Directions for this task:
Among the entries, which lines carry the string "ensure"? Copy every one.

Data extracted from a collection
-        ensure(y_pi);
         const int gy = shy_a() > 0 ? 1 : G;
+        if constexpr (!PARK) pos_ab = 0;
+        const int ln = dma_lane();
+        if (!PARK || y_u0 == 0) {
+            ensure(y_pi);
+            for (int g = 0; g < gy; ++g) {
+                const unsigned sp = stream_pair(g, y_pi);
+                const int b = split_ab(sp == NOPAIR ? 0u : sp, true);
+                pos_ab = lane == 8 + g ? b : pos_ab;
+            }
+        }
         for (int g = 0; g < gy; ++g) {
-            const unsigned sp = stream_pair(g, y_pi);
-            const int64_t p = sp == NOPAIR ? 0 : (int64_t)sp;
-            const int64_t b = split_b(p);
-            const int krow = (lane >> 3) ^ ((y_par + g) & 1);
-            const double *src = prm.dYt + ((b * FD + krow) * (int64_t)prm.Ncp + (int64_t)(y_u0 + (lane & 7)) * 2);
-            if (ND == 8 || lane < 32)
-                __builtin_amdgcn_global_load_lds(src, (lds_void *)(lds + g * y_bytes + y_slot * Y_SLAB_PITCH), 16, 0, 0);
+            const int b = __builtin_amdgcn_readlane(pos_ab, 8 + g);
+            const int krow = (ln >> 3) ^ ((y_par + g) & 1);
+            const char *src = reinterpret_cast<const char *>(prm.dYt) + (int64_t)b * (FD * 8) * (int64_t)prm.Ncp;
+            const unsigned so = ((unsigned)krow * (unsigned)prm.Ncp + (unsigned)(y_u0 + (ln & 7)) * 2u) * 8u;
+            if (ND == 8 || ln < 32)
+                __builtin_amdgcn_global_load_lds(src + so, (lds_void *)(lds + g * y_bytes + y_slot * Y_SLAB_PITCH), 16, 0, 0);
         }
         y_slot = y_slot + 1 == NSLAB ? 0 : y_slot + 1;
         y_par ^= 1;
@@ -236,26 +266,42 @@
     };
     int x_q0 = 0, x_lam0 = 0, x_slot = 0;
     auto issue_x = [&]() __attribute__((always_inline)) {
-        ensure(x_q0);
+        if constexpr (!PARK) pos_ab = 0;
+        const int ln = dma_lane();
+        if (!PARK || x_lam0 == 0) {
+            ensure(x_q0);
+            const int sA = shy_a();
+            for (int jd = 0; jd < (PARK ? 1 : JMAX); ++jd) {
+                const int at = ((x_q0 - jd) & (NS - 1)) * G;
+                int qa = 0;
+                for (int g = 0; g < G; ++g) {
+                    if (sA <= 0 || g == 0) {
+                        const unsigned sp = stream_pair(g, x_q0 - jd);
+                        qa = split_ab(sp == NOPAIR ? 0u : sp, false);
+                    }
+                    int a = qa;
+                    if constexpr (!EDGES && !FULLWAVE) {
+                        if (sA > 0) {
+                            const int64_t ag = (int64_t)qa * G + g;
+                            a = ag >= sA ? 0 : (int)ag;
+                        }
+                    }
+                    pos_ab = lane == at + g ? a : pos_ab;
+                }
+            }
+        }
         for (int j = 0; j < JMAX; ++j) {
-            const int lamj = x_lam0 + j * NUp, pi = x_q0 - j;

Solution to this exercise:
-        ensure(y_pi);
+            ensure(y_pi);
-        ensure(x_q0);
+            ensure(x_q0);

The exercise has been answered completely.